Nach den Feststellungen des mit der Begutachtung der Lüftungsanlage im selbständigen Beweisverfahren beauftragten Sachverständigen war die Anlage fehlerfrei installiert worden. Die Mängelfreiheit der Lüftungsanlage ist in den in der Folgezeit geführten Zivilverfahren 8 O 108/02 LG Köln (Klage des Rechtsnachverfolgers der Antragsgegnerin gegen die Antragstellerin auf Zahlung rückständiger Pachtzinsen) und 8 O 352/03 LG Köln (Klage der Antragstellerin gegen den Unterpächter u.a. auf Zahlung rückständiger Pacht) unstreitig gewesen. Eine Entscheidung über die Kosten des selbständigen Beweisverfahrens ist in keinem dieser Verfahren ergangen. Im Verfahren 8 O 352/03 LG Köln ist die Fa. L GmbH dem Streit auf Seiten des Beklagten beigetreten, die Kosten ihrer Streithilfe sind ihr selbst auferlegt worden; einen Antrag, der Klägerin jenes Verfahrens die (Streithilfe-)Kosten des vorliegenden selbständigen Beweisverfahrens aufzuerlegen, hatte das Landgericht abgelehnt. Auf den Antrag der Fa. L GmbH hat das mit dem vorliegenden selbständigen Beweisverfahren befasste Landgericht der Antragstellerin mit Beschluss vom 30.9.2003 gemäß § 494 a Abs.1 ZPO eine Frist zur Klageerhebung gegen die Antragsgegner "bezogen auf den die Streithelferin betreffenden Teil des Beweisverfahrens" gesetzt.

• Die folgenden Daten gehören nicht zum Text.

# MILVLG/mmnas

Hardware: AMD Instinct MI355X
Metric: supernet fwd+bwd steps/sec (VQA arch, bs=64) (higher is better)
Workload: dtype f32 (bf16x6 split-operand MFMA, fp32 accumulate); 1 GPU; Net_Search supernet WEIGHT step: sample + fwd + BCE(sum) + bwd (+ gradient all-reduce), HSIZE 256, B=64/GPU, 100x2048 regions + 14 tokens, dropout 0.1 (search_vqa.py:279-292; BASELINE configs[2]); global_batch=64, parallelism=dp1, grad_allreduce=none, rccl_ranks=1, rank_id_sum_ok=True, lstm_fallback=False, dp_rows=1, dp_buckets=3, optimizer_in_step=False, gemm_split=6, hip_force_dev_kernarg=1

## Files before the change

### include/mmnas_hip.h

```cpp
#ifndef MMNAS_HIP_H
#define MMNAS_HIP_H

#include <stddef.h>
#include <stdint.h>

#ifdef __cplusplus
extern "C" {
#endif

#define MMNAS_ABI_VERSION 1

enum {
  MMNAS_OK = 0,
  MMNAS_E_SHAPE = -1,
  MMNAS_E_ARG = -2,
  MMNAS_E_LAUNCH = -3
};

enum {
  MMNAS_F_NORM = 1,
  MMNAS_F_RESIDUAL = 2,
  MMNAS_F_MASK = 4,
  MMNAS_F_REL = 8,
  MMNAS_F_SELF = 16,
// ... 146 lines not shown
int mmnas_rel_fused_bwd(const float* raw, const float* Wy, const float* by, const float* Wr,
                        const float* br, const float* dbiasT, float* dWy, float* dby, float* dWr,
                        float* dbr, float* ws, int B, int Sq, int Sk, int C, int R, int H,
                        void* stream);
int mmnas_rel_fused_fwd_ragged(const float* raw, const float* Wy, const float* by, const float* Wr, const float* br,
                               float* biasT, int B, int S, int C, int R, int H, const int* off, void* stream);
int mmnas_rel_fused_bwd_ragged(const float* raw, const float* Wy, const float* by, const float* Wr, const float* br,
                               const float* dbiasT, float* dWy, float* dby, float* dWr, float* dbr, float* ws,
                               int B, int S, int C, int R, int H, const int* off, const int* tile_off, int ntiles, void* stream);

#define MMNAS_REL_MULTI_MAX 32
typedef struct mmnas_rel_multi {
  int B, S, C, R, H, n_ops;
  const float* raw;
  const float* Wy; const float* by;
  float* dWy; float* dby;
  const float* Wr[MMNAS_REL_MULTI_MAX];
  const float* br[MMNAS_REL_MULTI_MAX];
  float* biasT[MMNAS_REL_MULTI_MAX];
  const float* dbiasT[MMNAS_REL_MULTI_MAX];
  float* dWr[MMNAS_REL_MULTI_MAX]; float* dbr[MMNAS_REL_MULTI_MAX];
  const int* off; const int* tile_off; int ntiles, reserved;
  float* ws;
} mmnas_rel_multi;
int mmnas_rel_multi_supported(int C, int R, int H);
size_t mmnas_rel_multi_bwd_ws_floats(int B, int S);
int mmnas_rel_multi_fwd(const mmnas_rel_multi* m, void* stream);
int mmnas_rel_multi_bwd(const mmnas_rel_multi* m, void* stream);
int mmnas_set_rel_hoist(int on);
int mmnas_set_guided_hoist(int on);
int mmnas_set_rel_overlap(int on);

typedef struct mmnas_mha_desc {
  int B, H, Sq, Sk, dh;
  int ldq, ldk, ldv, ldo;
  const float* Q; const float* K; const float* V;
  const uint8_t* mask;
  const float* biasT;
  float* O;
  float* lse;
  float drop_p; uint32_t drop_site; uint64_t drop_seed;
  const float* dO;
  float* dQ; float* dK; float* dV;
  float* dbiasT;
  float* delta;
  const int* q_off; const int* k_off;
} mmnas_mha_desc;

int mmnas_mha_core_fwd(const mmnas_mha_desc* d, void* stream);
int mmnas_mha_core_bwd(const mmnas_mha_desc* d, void* stream);
int mmnas_mha_core_fwd_indexed(const mmnas_mha_desc* d, const int* kv_idx, void* stream);

// ... 196 lines not shown
```

### mmnas_amd/_lib.py

```python
import ctypes as C
import logging
import os

import torch

from . import switches

_HERE = os.path.dirname(os.path.abspath(__file__))
LIB_PATH = os.environ.get(switches.LIB_PATH.name) or os.path.join(_HERE, 'lib', 'libmmnas_hip.so')

log = logging.getLogger('mmnas_amd')
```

Nachdem die gesetzte Frist abgelaufen war, ohne dass die Antragstellerin Klage erhoben hätte, hat das Landgericht mit dem angefochtenen Beschluss die der Streithelferin der Antragsgegnerin im selbständigen Beweisverfahren entstandenen Kosten gemäß § 494 a Abs.2 Satz 1 ZPO der Antragstellerin auferlegt.

II.

Die gegen diese Entscheidung gerichtete, gemäß § 494 a Abs.2 Satz 2 ZPO zulässige sofortige Beschwerde der Antragstellerin hat Erfolg. Die Kosten der Streithelferin der Antragsgegnerin können nicht der Antragstellerin auferlegt werden.

1.)

Zwar folgt die Ablehnung einer der Streithelferin der Abtragsgegnerin günstigen Kostenentscheidung nicht bereits daraus, dass die Streithelferin im selbständigen Beweisverfahren generell keine Möglichkeit hätte zu erzwingen, dass der Antragsteller binnen einer bestimmten Frist Klage zu erheben habe, und anschließend eine Kostenentscheidung zu ihren Gunsten herbeizuführen. Denn es ist sachlich gerechtfertigt, der Streithelferin die aus § 494 a ZPO folgenden Gestaltungsmöglichkeiten selbst zuzubilligen:

§ 494 a ZPO betrifft die Fälle, in denen der Antragsteller - in der Regel mit Rücksicht auf das ihm nachteilige Ergebnis des selbständigen Beweisverfahrens - davon abgesehen hat, Klage in der Hauptsache zu erheben. Da er jedoch das Beweisverfahren in Gang gebracht und hierdurch Kosten beim Antragsgegner veranlasst hat, erscheint es angemessen, ihn mit den Kosten des Gegners im selbständigen Beweisverfahrens zu belasten. Dieser Rechtsgedanke, dem § 494 a Abs.2 Satz 1 ZPO Rechnung trägt, gilt im selben Maß für das Verhältnis zwischen dem Antragsteller und einem Streithelfer des Antragsgegners. Es wäre unbillig, den Streithelfer insoweit schlechter zu stellen als den Antragsgegner, obwohl sich seine Interessenlage im Hinblick auf die Kostenerstattung nicht von der des Antragsgegners unterscheidet (OLG Oldenburg NJW-RR 1995,829; OLG München, BauR 1998, 592; Herget, MDR 1991, 314).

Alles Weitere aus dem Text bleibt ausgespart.